I have followed various snippets of community folklore advice on this topic over the years (many of them suggesting that the proper number of connections should relate somehow to the number of CPU cores). It was, therefore, refreshing to see one of the core developers, Bruce Momjian, publish modern advice[0] based on empirical observations he made while working on real client problems through Enterprise DB. Spoiler: on modern hardware, without an over-agressive shared_buffer config setting[1], up to 250 direct connections to the DB may be made without detrimental impact.
> Oltp databases typically cannot process more than 5 x cpu cores without having to time-slice among cpus
I think this is entirely wrong in reality.

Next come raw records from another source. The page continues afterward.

@@ -44,102 +61,154 @@
         if (row < p.lk) u = *reinterpret_cast<const uint4*>(kp_ + (int64_t)row * p.k_rs + ch * 8);
         *reinterpret_cast<uint4*>(smem + row * 256 + ((ch ^ (row & 15)) << 4)) = u;
     }
-    const int qrow = blockIdx.x * 128 + wave * 32 + r;
-    const int qrc = qrow < p.lq ? qrow : p.lq - 1;
-    const uint16_t* qp = p.q + bi * p.q_bs + head * p.q_hs + (int64_t)qrc * p.q_rs + 8 * h;
-    vec8 qf[8];
-    if (p.q_rrms) {
-        const float rs = p.q_rrms[bi * p.q_rrms_bs + qrc];
-        const uint16_t* wp = p.q_weight + head * 128 + 8 * h;
-#pragma unroll
-        for (int ks = 0; ks < 8; ++ks) {
-            float f[8], ww[8];
-            unpack8<T>(*reinterpret_cast<const uint4*>(qp + 16 * ks), f);
-            unpack8<T>(*reinterpret_cast<const uint4*>(wp + 16 * ks), ww);
-#pragma unroll
-            for (int j = 0; j < 8; ++j) f[j] = round_to<T>(round_to<T>(f[j] * rs) * ww[j]);
-            qf[ks] = __builtin_bit_cast(vec8, pack8<T>(f));
-        }
-    } else {
-#pragma unroll
-        for (int ks = 0; ks < 8; ++ks) qf[ks] = __builtin_bit_cast(vec8, *reinterpret_cast<const uint4*>(qp + 16 * ks));
+    const uint16_t* qbase = p.q + bi * p.q_bs + head * p.q_hs + 8 * h;
+    const float* rrp = p.q_rrms ? p.q_rrms + bi * p.q_rrms_bs : nullptr;
+    char* wsm = smem + (NKB + 4) * 8192;
+    if (rrp && tid < 16) *reinterpret_cast<uint4*>(wsm + tid * 16) = *reinterpret_cast<const uint4*>(p.q_weight + head * 128 + tid * 8);
+    uint4 qn[8];
+    float rsn = 0.f;
+    {
+        const int qrow = blk * 128 + wave * 32 + r;
+        const int qrc = qrow < p.lq ? qrow : p.lq - 1;
+        const uint16_t* qp = qbase + (int64_t)qrc * p.q_rs;
+#pragma unroll
+        for (int ks = 0; ks < 8; ++ks) qn[ks] = *reinterpret_cast<const uint4*>(qp + 16 * ks);
+        if (rrp) rsn = rrp[qrc];
     }
     __syncthreads();
 
-    f32x16_t acc[NKB];
-#pragma unroll
-    for (int kb = 0; kb < NKB; ++kb)
-#pragma unroll
-        for (int j = 0; j < 16; ++j) acc[kb][j] = 0.f;
-#pragma unroll
-    for (int kb = 0; kb < NKB; ++kb) {
-        if (kb < nkb) {
-#pragma unroll
-            for (int ks = 0; ks < 8; ++ks) {
-                const int row = kb * 32 + r;
-                const uint4 a = *reinterpret_cast<const uint4*>(smem + row * 256 + (((2 * ks + h) ^ (row & 15)) << 4));
-                acc[kb] = T::mfma32(__builtin_bit_cast(vec8, a), qf[ks], acc[kb]);
-            }
-        }
-    }
-
-    const float c2 = p.scale_log2;
-    float m = -INFINITY;
-#pragma unroll
-    for (int kb = 0; kb < NKB; ++kb) {
-#pragma unroll
-        for (int j = 0; j < 16; ++j) {
-            const int key = kb * 32 + (j & 3) + 8 * (j >> 2) + 4 * h;
-            float x = acc[kb][j] * c2;
-            x = key == lkc - 1 ? x + lm : x;
-            x = key >= lkc ? -INFINITY : x;
-            acc[kb][j] = x;
-            m = fmaxf(m, x);
-        }
-    }
-    {
-        const auto sw = __builtin_amdgcn_permlane32_swap(__float_as_uint(m), __float_as_uint(m), false, false);
-        m = fmaxf(__uint_as_float(sw[0]), __uint_as_float(sw[1]));
-    }
-    float l = 0.f;
-#pragma unroll
-    for (int kb = 0; kb < NKB; ++kb) {
-#pragma unroll
-        for (int j = 0; j < 16; ++j) {
-            const float e = __builtin_amdgcn_exp2f(acc[kb][j] - m);
-            acc[kb][j] = e;
-            l += e;
-        }
-    }
-    {
-        const auto sw = __builtin_amdgcn_permlane32_swap(__float_as_uint(l), __float_as_uint(l), false, false);
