zaremba_b200/csrc/kernels.h:

```cpp
#pragma once
#include "common.cuh"

namespace zrb {

int embed_dropout_fwd(const float* W, const int64_t* idx, float* out, __half* out_h, int64_t ld_h,
                      int N, int H, int V, MaskSrc m, MaskSrc em, cudaStream_t s, const float* pend_g = nullptr,
                      float lr = 0.f, const float* scalars = nullptr);
int embed_dropout_bwd(const float* dA, const int64_t* idx, float* dW, int N, int H, int V, MaskSrc m, MaskSrc em,
                      cudaStream_t s);
int lstm_cell_fwd(float* pre, const float* c_prev, float* c_out, float* h_raw, float* y_out, float* h_rec,
                  int B, int H, int64_t elem_off, int64_t n_total, MaskSrc m, MaskSrc rm, cudaStream_t s);
int lstm_cell_bwd(const float* dy_post, const float* dh_rec, float* dc, const float* gates, const float* c_t,
                  const float* c_prev, float* dG, int B, int H, int64_t elem_off, int64_t n_total, MaskSrc m,
                  MaskSrc rm, cudaStream_t s, const float* r = nullptr);
int activation_reg(const float* h, float* r, double* partial, float* out, int T, int B, int H, MaskSrc m, float alpha,
                   float beta, cudaStream_t s);
constexpr int kActRegBlocks = 264;
int dropout_copy(const float* x, float* y, int64_t n, MaskSrc m, cudaStream_t s);
constexpr int kWeightDropBlocks = 264;
int weight_drop(const float* x, float* y, int64_t n, MaskSrc m, float* sumsq, cudaStream_t s);
int add_bias2(float* C, const float* b1, const float* b2, int N, int M, cudaStream_t s);
int add_bias1(float* C, const float* b1, int N, int M, cudaStream_t s);
int colsum(const float* A, float* out, float* out2, int N, int M, cudaStream_t s);
int softmax_nll(const float* scores, const int64_t* y, int N, int V, int B, float* row_loss, float* loss,
                float* dscores, float* tgt_prob, cudaStream_t s, __half* ds_h = nullptr, int64_t ld_s = 0,
                float h_scale = 1.f);
int embed_rows(const float* dA, const int64_t* idx, float* rows, int N, int H, int V, MaskSrc m, MaskSrc em,
               cudaStream_t s);
int embed_scatter_rows(const int64_t* ids, const float* rows, float* dW, int n_rows, int H, int V, int* first,
                       long long* acc, cudaStream_t s, bool add = false, float* sumsq = nullptr, int nblocks = 0);
int embed_zero_rows(float* dW, const int64_t* ids, int n, int H, int V, cudaStream_t s);
int embed_first_table(const int64_t* ids, int* first, int n, int V, cudaStream_t s);
int embed_rows_sumsq(const float* dW, const int64_t* ids, const int* first, int n, int H, int V, float* partial,
                     int nblocks, cudaStream_t s);
int embed_rows_update(float* W, float* dW, const int64_t* ids, const int* first, int n, int H, int V, float lr,
                      const float* scalars, bool write_g, cudaStream_t s);
int dropout_mask_bytes(MaskSrc m, int64_t n, uint8_t* out, cudaStream_t s);

struct TensorList {
    float* p[16];
    float* g[16];
    int64_t n[16];
    int count;
};
constexpr int kNormGemm = 16384;
constexpr int kNormExtra = 1024;
int norm_partials_base();
int grad_norm(const TensorList& tl, float max_norm, float* partials, float* scalars, float* norm_out,
              cudaStream_t s, bool extra_used = false, int n_gemm = 0);
int sgd_apply(const TensorList& tl, float lr, const float* scalars, bool write_g, cudaStream_t s);
int clip_sgd(const TensorList& tl, float lr, float max_norm, float* partials, float* scalars, float* norm_out,
             bool write_g, cudaStream_t s);
int dyneval_apply(const TensorList& tl, float* const* tg, float* const* r, const DynArgs& a, cudaStream_t s);
int sq_accumulate(const TensorList& tl, cudaStream_t s);
constexpr int kStatsPartials = 2048;
int stats_finish(const TensorList& tl, int64_t windows, double* partials, float* rbar, cudaStream_t s);

struct AvgStep {
    float* a[16];
    float mu;
    bool first;
};
int sgd_avg_apply(const TensorList& tl, float* const* a, float lr, const float* scalars, bool write_g, float mu,
                  bool first, cudaStream_t s);
int avg_apply(const TensorList& tl, float* const* a, float mu, bool first, cudaStream_t s);
int swap_apply(const TensorList& tl, float* const* a, cudaStream_t s);

int sample_check(const zrb_sampling* cfg, int B, int V);
int sample_rows(const float* scores, int64_t ld, int B, int V, const zrb_sampling* cfg, uint64_t pos, int64_t* tokens,
                float* logprobs, cudaStream_t s);

struct BeamCand {
    float cand, logp;
    uint32_t flat;
};
struct LayerWidths {
    int h[ZRB_MAX_LAYERS];
};
int beam_check(int B, int K, int V, int eos);
int beam_step(const float* scores, int64_t ld, int B, int K_in, int K, int V, const float* cum_in, const int64_t* tok_in,
              int eos, BeamCand* cands, int64_t* tokens, int32_t* parents, float* cum_out, float* logprobs,
              const zrb_states* src, const zrb_states* dst, int L, const LayerWidths& w, cudaStream_t s);
int beam_backtrack(const int64_t* step_tok, const int32_t* step_par, const float* step_lp, const float* cum, int n_new,
                   int BK, int K, int64_t* tokens, float* logprobs, float* scores, cudaStream_t s);

int gemm_f32(const float* A, const float* B, float* C, int M, int N, int K, int transA, int transB, float alpha,
             float beta, cudaStream_t s);

}
```

zaremba_b200/csrc/optim.cu:

```cuda
#include "kernels.h"

namespace zrb {

constexpr int kNormBlocks = 148 * 8;
constexpr int kThreads = 256;

__device__ __forceinline__ float block_sum(float acc, float* sh) {
    acc = warp_sum(acc);
    if ((threadIdx.x & 31) == 0) sh[threadIdx.x >> 5] = acc;
    __syncthreads();
    float v = 0.f;
    if (threadIdx.x < 32) {
        v = threadIdx.x < kThreads / 32 ? sh[threadIdx.x] : 0.f;
        v = warp_sum(v);
    }
    return v;
}

__device__ __forceinline__ float block_sumsq(const float* __restrict__ g, int64_t n, int bx, int nbx, float* sh) {
    float acc = 0.f;
    const int64_t tid = (int64_t)bx * blockDim.x + threadIdx.x, stride = (int64_t)nbx * blockDim.x;
    if ((((uintptr_t)g) & 15) == 0) {
        const float4* g4 = reinterpret_cast<const float4*>(g);
        const int64_t n4 = n >> 2;
        int64_t i = tid;
        for (; i + 3 * stride < n4; i += 4 * stride) {
            float4 a = __ldcs(g4 + i), b = __ldcs(g4 + i + stride), c = __ldcs(g4 + i + 2 * stride),
                   d = __ldcs(g4 + i + 3 * stride);
            acc += a.x * a.x + a.y * a.y + a.z * a.z + a.w * a.w;
            acc += b.x * b.x + b.y * b.y + b.z * b.z + b.w * b.w;
            acc += c.x * c.x + c.y * c.y + c.z * c.z + c.w * c.w;
            acc += d.x * d.x + d.y * d.y + d.z * d.z + d.w * d.w;
        }
        for (; i < n4; i += stride) {
            float4 a = __ldcs(g4 + i);
            acc += a.x * a.x + a.y * a.y + a.z * a.z + a.w * a.w;
        }
        for (int64_t j = (n4 << 2) + tid; j < n; j += stride) acc += g[j] * g[j];
    } else {
        for (int64_t j = tid; j < n; j += stride) acc += g[j] * g[j];
    }
    return block_sum(acc, sh);
}

struct Runs {
    float* p[16];
    float* g[16];
    int64_t n[16];
};
__global__ void sumsq_kernel(Runs r, float* __restrict__ partials) {
    __shared__ float sh[kThreads / 32];
    float v = block_sumsq(r.g[blockIdx.y], r.n[blockIdx.y], blockIdx.x, gridDim.x, sh);
    if (threadIdx.x == 0) partials[blockIdx.y * gridDim.x + blockIdx.x] = v;
}

__global__ void norm_finalize_kernel(const float* __restrict__ partials, int n, float max_norm,
                                     float* __restrict__ scalars, float* __restrict__ norm_out) {
    __shared__ double sh[32];
    double acc = 0.0;
    int i = threadIdx.x;
    for (; i + 7 * (int)blockDim.x < n; i += 8 * (int)blockDim.x) {
        float v[8];
#pragma unroll
        for (int k = 0; k < 8; ++k) v[k] = partials[i + k * (int)blockDim.x];
#pragma unroll
        for (int k = 0; k < 8; ++k) acc += (double)v[k];
    }
    for (; i < n; i += blockDim.x) acc += (double)partials[i];
    for (int o = 16; o > 0; o >>= 1) acc += __shfl_xor_sync(0xffffffffu, acc, o);
    if ((threadIdx.x & 31) == 0) sh[threadIdx.x >> 5] = acc;
    __syncthreads();
    if (threadIdx.x == 0) {
        double t = 0.0;
        for (int i = 0; i < (int)(blockDim.x >> 5); ++i) t += sh[i];
        float norm = (float)sqrt(t);
        float coef = max_norm / (norm + 1e-6f);
        if (coef > 1.f) coef = 1.f;
        scalars[0] = norm;
        scalars[1] = coef;
        if (norm_out) *norm_out = norm;
    }
}

template <bool WRITE_G>
__global__ void clip_sgd_update_kernel(Runs r, float lr, const float* __restrict__ scalars) {
    float* __restrict__ p = r.p[blockIdx.y];
    float* __restrict__ g = r.g[blockIdx.y];
    const int64_t n = r.n[blockIdx.y];
    const float coef = scalars[1];
    const int64_t tid = (int64_t)blockIdx.x * blockDim.x + threadIdx.x, stride = (int64_t)gridDim.x * blockDim.x;
    if (((((uintptr_t)g) | ((uintptr_t)p)) & 15) == 0) {
        float4* g4 = reinterpret_cast<float4*>(g);
        float4* p4 = reinterpret_cast<float4*>(p);
        const int64_t n4 = n >> 2;
        for (int64_t i = tid; i < n4; i += stride) {
            float4 gv = __ldcs(g4 + i), pv = __ldcs(p4 + i);
            gv.x *= coef; gv.y *= coef; gv.z *= coef; gv.w *= coef;
            pv.x -= lr * gv.x; pv.y -= lr * gv.y; pv.z -= lr * gv.z; pv.w -= lr * gv.w;
            if (WRITE_G) __stcs(g4 + i, gv);
            __stcs(p4 + i, pv);
        }
        for (int64_t j = (n4 << 2) + tid; j < n; j += stride) {
            float gv = g[j] * coef;
            if (WRITE_G) g[j] = gv;
            p[j] -= lr * gv;
        }
    } else {
        for (int64_t j = tid; j < n; j += stride) {
            float gv = g[j] * coef;
            if (WRITE_G) g[j] = gv;
            p[j] -= lr * gv;
        }
    }
}

static int coalesce(const TensorList& tl, Runs* r, int* blocks_per_run) {
    int runs = 0;
    int64_t longest = 0;
    for (int t = 0; t < tl.count; ++t) {
        if (tl.n[t] == 0) continue;
        if (runs && r->p[runs - 1] + r->n[runs - 1] == tl.p[t] && r->g[runs - 1] + r->n[runs - 1] == tl.g[t]) {
            r->n[runs - 1] += tl.n[t];
        } else {
            r->p[runs] = tl.p[t]; r->g[runs] = tl.g[t]; r->n[runs] = tl.n[t];
            ++runs;
        }
    }
    for (int i = runs; i < 16; ++i) { r->p[i] = nullptr; r->g[i] = nullptr; r->n[i] = 0; }
    for (int i = 0; i < runs; ++i) longest = r->n[i] > longest ? r->n[i] : longest;
    int64_t b = (longest / 4 + kThreads - 1) / kThreads;
    if (b < 1) b = 1;
    const int cap = kNormBlocks / (runs > 0 ? runs : 1);
    *blocks_per_run = (int)(b > cap ? cap : b);
    return runs;
}

int norm_partials_base() { return kNormBlocks; }
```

In most read-mostly OLTP workloads, due to client<->server latency and application processing times, my experience as well as measurements show that at that connection count the machine will not be utilized sufficiently.
5x may be around the peak throughput when a benchmark client runs on the same system and connects via unix socket or localhost tcp. But even just benchmarking over a fast local (10GBe, <10m cables, one switch) connection moves peak throughput quite a bit higher than that.
Few real world scenarios have clients sending queries back-to-back without any gaps in between. They have to process the results e.g. go through some template engine, shuffle the data to the web server.
I think for OLTP - and many other workloads - any guidance based on CPU cores is going to be so off for 90% of workloads to be more misleading than useful. The request patterns and thus bottlenecks vary far too much.
For write heavy OLTP workloads on medium-high latency storage (cheaper SSDs, all network block stores, spinning disks) a larger number of connections also can actually be good from a cost perspective - due to group commit fewer iops will be needed than when the same workload were split over two instances.
It's common to put a connection pooler such as pgbouncer in front of postgres, usually in the same datacenter/cloud region, sometimes on the same machine.
In that case, the behavior you describe will happen between the clients and the pooler, then the pooler will mux the clients' queries onto a smaller number of connections to the database.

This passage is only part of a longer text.